NGINX TLS Session Ticket Key Reuse Allows Client Certificate Authentication Bypass

What Is Happening

CVE-2025-23419 is a vulnerability in F5 NGINX that allows attackers to bypass client certificate authentication when TLS session tickets are enabled across multiple virtual servers. The flaw occurs because NGINX reuses session ticket keys across server blocks that share the same memory zone, enabling an attacker who authenticates to one virtual server to reuse that session ticket to access a different virtual server that requires a different or stricter client certificate.

This vulnerability affects organizations using mutual TLS (mTLS) authentication to protect sensitive endpoints. In practice, an attacker with a valid certificate for a low-privilege virtual server can hijack TLS session resumption to gain access to a high-privilege virtual server without presenting the required certificate. This breaks the assumed isolation between virtual servers that rely on distinct certificate validation policies.

The vulnerability was disclosed by F5 in February 2025. While there is no current evidence of active exploitation or inclusion in CISA's Known Exploited Vulnerabilities catalog, organizations using NGINX for client certificate authentication in multi-tenant or segmented environments should treat this as a high-priority configuration and patching issue. The attack requires network access to the NGINX server and possession of a valid certificate for at least one virtual server, which is a realistic scenario in environments with partner portals, API gateways, or tiered access systems.

Affected Versions

Patched versions are available from the official NGINX repositories:

• NGINX Open Source: Update to version 1.27.4 or later via https://nginx.org/en/download.html
• NGINX Plus: Apply patch release R33 P1 or later via the F5 customer portal

Advisory reference: F5 Security Advisory K000149540

Organizations running NGINX Open Source versions prior to 1.11.6 are not affected, as TLS session ticket key sharing was introduced in that release.

What Being on an Affected Version Means

An attacker who holds a valid client certificate for any virtual server on the affected NGINX instance can authenticate once, capture the session ticket, then present that ticket when connecting to a different virtual server. NGINX will accept the resumed session without re-validating the client certificate against the target virtual server's requirements. This means the attacker bypasses certificate-based access controls entirely for the duration of the session ticket's validity, which is 300 seconds by default.

The attack path is straightforward: an attacker connects to virtual server A with their legitimate certificate, obtains a session ticket, then immediately connects to virtual server B using that ticket. Server B processes the resumed session as if the attacker had presented a valid certificate for B. This gives the attacker access to any resources protected by virtual server B's client certificate policy, including internal APIs, administrative endpoints, or sensitive data stores that were intended to be isolated from server A's user population.

Mitigation Steps

1. Update NGINX to the patched version: Upgrade NGINX Open Source to 1.27.4 or later. Upgrade NGINX Plus to R33 P1 or later. Verify the installed version with nginx -v after upgrade.

1. Disable session ticket reuse across virtual servers: If immediate patching is not possible, configure separate ssl_session_ticket_key files for each virtual server that requires distinct client certificate validation. This prevents session ticket reuse across server blocks.

1. Reduce session ticket lifetime: Add ssl_session_timeout 60s; to limit the window for session ticket reuse. This does not eliminate the vulnerability but reduces the exploitation window.

1. Disable session tickets entirely as a temporary measure: Add ssl_session_tickets off; to affected server blocks. This forces full TLS handshakes for every connection, which has a performance impact but eliminates the vulnerability.

1. Monitor for anomalous session resumption patterns: Review NGINX access logs for rapid sequential connections from the same client IP to different virtual servers. Enable debug-level SSL logging temporarily with error_log /var/log/nginx/ssl_debug.log debug; and search for "reused session" entries that span different server names.

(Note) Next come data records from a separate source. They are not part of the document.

__global__ __launch_bounds__(256) void cbs_reduce_kernel(CbsParams p, int BM, int BN) {
    cb_touch_kernarg<sizeof(CbsParams) + 8>();
    const int SK = p.info[CBS_INFO_SK];
    if (SK <= 1) return;
    const int MT = p.info[CBS_INFO_MT], CMB = MT * SK, TILE4 = BM * BN / 4, HW = p.H * p.W;
    int tilesBefore[CBS_MAXSEQ + 1];
    tilesBefore[0] = 0;
#pragma unroll
    for (int q = 0; q < CBS_MAXSEQ; ++q) tilesBefore[q + 1] = tilesBefore[q] + p.info[CBS_INFO_TP + q];
    const int TP = tilesBefore[CBS_MAXSEQ];
    const float4* __restrict__ slabs = (const float4*)p.slabs;
    const long total = (long)TP * MT * TILE4;
    for (long g = (long)blockIdx.x * 256 + threadIdx.x; g < total; g += (long)gridDim.x * 256) {
        const int tile = (int)(g / TILE4), c = (int)(g - (long)tile * TILE4);
        const int ptg = tile / MT, mt = tile % MT;
        const int nl = c % BN, mq = c / BN;
        int q = 0;
#pragma unroll
        for (int u = 1; u < CBS_MAXSEQ; ++u)
            if (u < p.nSeq && ptg >= tilesBefore[u]) q = u;
        const int n = (ptg - tilesBefore[q]) * BN + nl;
        const int N = p.info[CBS_INFO_TP + CBS_MAXSEQ + q];
        const float4* sl = slabs + ((long)ptg * CMB + mt) * TILE4 + c;
        const int pix = n < N ? p.seq[q].listOut[n] : -1;
        float s0 = 0.f, s1 = 0.f, s2 = 0.f, s3 = 0.f;
        for (int j0 = 0; j0 < SK; j0 += 8) {
            float4 v[8];
#pragma unroll
            for (int j = 0; j < 8; ++j)
                if (j0 + j < SK) v[j] = sl[(long)(j0 + j) * MT * TILE4];
#pragma unroll
            for (int j = 0; j < 8; ++j)
                if (j0 + j < SK) s0 += v[j].x, s1 += v[j].y, s2 += v[j].z, s3 += v[j].w;
        }
        if ((unsigned)pix >= (unsigned)HW) continue;
        const int m = mt * BM + 4 * mq;
        const float sv[4] = {s0, s1, s2, s3};
        float* out = p.seq[q].out;
#pragma unroll
        for (int e = 0; e < 4; ++e) {
            if (m + e >= p.K) continue;
            const float bv = !p.bias ? 0.f : (p.halfOut ? (float)((const _Float16*)p.bias)[m + e] : p.bias[m + e]);
            float v = fmaf(sv[e], p.outScale, bv);
            if (p.relu) v = v <= 0.f ? 0.f : v;
            if (p.halfOut) {
                ((_Float16*)out)[(long)(m + e) * HW + pix] = (_Float16)v;
                continue;
            }
            if (p.accumulate) {
                v += out[(long)(m + e) * HW + pix];
                float* rp = p.seq[q].reluOut;
                if (rp) rp[(long)(m + e) * HW + pix] = v <= 0.f ? 0.f : v;
            }
            out[(long)(m + e) * HW + pix] = v;
        }
    }
}

template <int BM, int BN>
__global__ __launch_bounds__(256) void cbh_reduce_kernel(CbsParams p, CbhExt ext) {
    cb_touch_kernarg<sizeof(CbsParams) + sizeof(CbhExt)>();
    if (p.info[CBS_INFO_SK] <= 1) return;
    const int MT = p.info[CBS_INFO_MT], TILE4 = BM * BN / 4, HW = p.H * p.W;
    int tilesBefore[CBH_GROUP + 1], slabBase[CBH_GROUP], chQ[CBH_GROUP];
    tilesBefore[0] = 0;
    {
        int run = 0;
#pragma unroll
        for (int q = 0; q < CBH_GROUP; ++q) {
            const int tq = p.info[CBS_INFO_TP + q];
            chQ[q] = p.info[CBS_INFO_CH + q];
            tilesBefore[q + 1] = tilesBefore[q] + tq;
            slabBase[q] = run;
            run += tq * MT * chQ[q];
        }
    }
    constexpr int PXG = 16, GP = BN / PXG;
    const int groups = tilesBefore[CBH_GROUP] * GP;
    const int t = threadIdx.x, px = t & 15;
    __shared__ unsigned s_chg[CBH_NEXT];
    const float4* __restrict__ slabs = (const float4*)p.slabs;
    const int QT = MT * (BM / 4);
    const int NCC = (QT + 31) / 32;
    for (int unit = blockIdx.x; unit < groups * NCC; unit += gridDim.x) {
        const int g = unit / NCC, cc = unit - g * NCC;
        const int ptg = g / GP, gi = g - ptg * GP;
        int q = 0;
#pragma unroll
        for (int u = 1; u < CBH_GROUP; ++u)
            if (u < p.nSeq && ptg >= tilesBefore[u]) q = u;
        const int n0 = (ptg - tilesBefore[q]) * BN + gi * PXG;
        const int N = p.info[CBS_INFO_TP + CBS_MAXSEQ + q];
        if (n0 >= N) continue;
        static_assert(CBH_GROUP == 2, "two layers");
        const int SK = q ? chQ[1] : chQ[0], CMB = MT * SK;
// ... 105 lines not shown
                if (c < nNext && chg[c]) atomicOr(&s_chg[c], 1u << px);
            __syncthreads();
            for (int c = 0; c < nNext; ++c) {
                const CbhNext& nx = L.next[c];
                const int dy = (t >> 4) - nx.kHH, yy = py + dy;
                if (pix >= 0 && ((s_chg[c] >> px) & 1u) && dy <= nx.kHH && yy >= 0 && yy < p.H)
                    cbh_or_dilated(nx.masks, yy, pxx, p.H, p.W, p.wpr, 0, nx.kWH);
            }
        }
    }
}

struct CbsTailArgs {
    const float* w1p;
    const float* b1;
    const float* w2;
    const float* b2;
    float* out[CBS_MAXSEQ];
    int C1, C2, relu1, relu2;
};
template <int BM, int BN>
__global__ __launch_bounds__(64 * CB_TAIL_MAXW) void cbs_reduce_tail_kernel(CbsParams p, CbsTailArgs ta) {
    extern __shared__ float cbs_tail_sm[];
    cb_touch_kernarg<sizeof(CbsParams) + sizeof(CbsTailArgs)>();
    const int C0 = p.K, C0P = (C0 + 15) / 16 * 16, C1 = ta.C1, C2 = ta.C2, HW = p.H * p.W;
    const int t = threadIdx.x, NT = blockDim.x;
    CB_TAIL_STAMP(0);
    const int SK = p.info[CBS_INFO_SK], MT = p.info[CBS_INFO_MT], CMB = MT * SK, TILE4 = BM * BN / 4;
    int tilesBefore[CBS_MAXSEQ + 1];
    tilesBefore[0] = 0;
#pragma unroll
    for (int q = 0; q < CBS_MAXSEQ; ++q) tilesBefore[q + 1] = tilesBefore[q] + p.info[CBS_INFO_TP + q];
    const int GP = BN / CB_TAIL_PX, groups = tilesBefore[CBS_MAXSEQ] * GP;
    if ((int)blockIdx.x >= groups) return;
    CB_TAIL_STAMP(1);
    const CbTailLds L = cb_tail_lds(cbs_tail_sm, C0P, C1, C2, NT);
    __shared__ int s_pix[CB_TAIL_PX];
    for (int i = t; i < C2 * C1; i += NT) L.W2s[i] = ta.w2[i];
    for (int i = t; i < C2; i += NT) L.b2s[i] = ta.b2[i];
    const float4* __restrict__ slabs = (const float4*)p.slabs;
    const bool hasBias = p.bias != nullptr;
    const float* biasp = hasBias ? p.bias : ta.b1;
    const int px = t & 15, cstep = NT >> 4;
    for (int g = blockIdx.x; g < groups; g += gridDim.x) {
        const int ptg = g / GP, gi = g - ptg * GP;
        int q = 0;
#pragma unroll
        for (int u = 1; u < CBS_MAXSEQ; ++u)
            if (u < p.nSeq && ptg >= tilesBefore[u]) q = u;
        const int nl0 = gi * CB_TAIL_PX, n0 = (ptg - tilesBefore[q]) * BN + nl0;
        const int N = p.info[CBS_INFO_TP + CBS_MAXSEQ + q];
        if (n0 >= N) continue;
        float* outq = p.seq[q].out;
        float* relq = p.accumulate ? p.seq[q].reluOut : nullptr;
        int pixMine = -1;
        if (n0 + px < N) pixMine = p.seq[q].listOut[n0 + px];
        int tq = t >> 4;
        asm volatile("" : "+v"(tq));
        if ((unsigned)pixMine >= (unsigned)HW) pixMine = -1;
        const int pixLd = max(pixMine, 0);
        if (SK > 1) {
            const float4* sl0 = slabs + (long)ptg * CMB * TILE4 + nl0 + px;
            const int QN = C0P / 4, rounds = (QN + 4 * cstep - 1) / (4 * cstep);
            for (int rd = 0; rd < rounds; ++rd) {
                const int cq0 = tq + rd * 4 * cstep;
                float4 v[4][CBS_CHUNKS], bq[4];
// ... 35 lines not shown
                            } else if (pixMine >= 0 && m < p.K) {
                                outq[(long)m * HW + pixMine] = r;
                            }
                            L.Xs[m * CB_TAIL_PX + px] = (m < p.K && pixMine >= 0) ? r : 0.f;
                        }
                    }
                }
            }
        } else {
            __syncthreads();
            if (t < CB_TAIL_PX) s_pix[t] = pixMine;
            const float* gsrc = relq ? relq : outq;
            for (int c0 = tq; c0 < C0P; c0 += 16 * cstep) {
                float v[16];
#pragma unroll
                for (int u = 0; u < 16; ++u) v[u] = gsrc[(long)min(c0 + u * cstep, C0 - 1) * HW + pixLd];
#pragma unroll
                for (int u = 0; u < 16; ++u) {
                    const int c = c0 + u * cstep;
                    if (c < C0P) L.Xs[c * CB_TAIL_PX + px] = (pixMine >= 0 && c < C0) ? v[u] : 0.f;
                }
            }
        }
        asm volatile("" ::: "memory");
        CbTailPre P;
        cb_tail_preload(P, ta.w1p, ta.b1, C0P, C1);
        CB_TAIL_STAMP(3);
        cb_tail_tile(L, s_pix, P, ta.w1p, ta.out[q], C0P, C1, C2, HW, ta.relu1, ta.relu2);
        CB_TAIL_STAMP(7);
    }
}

1. Audit virtual server configurations: Identify all server blocks sharing the same ssl_session_cache zone and evaluate whether they have different client certificate requirements. Isolate high-security endpoints into dedicated cache zones.

Organizations using mTLS for access control segmentation should patch immediately, as this vulnerability directly undermines the security boundary that client certificate authentication is intended to enforce.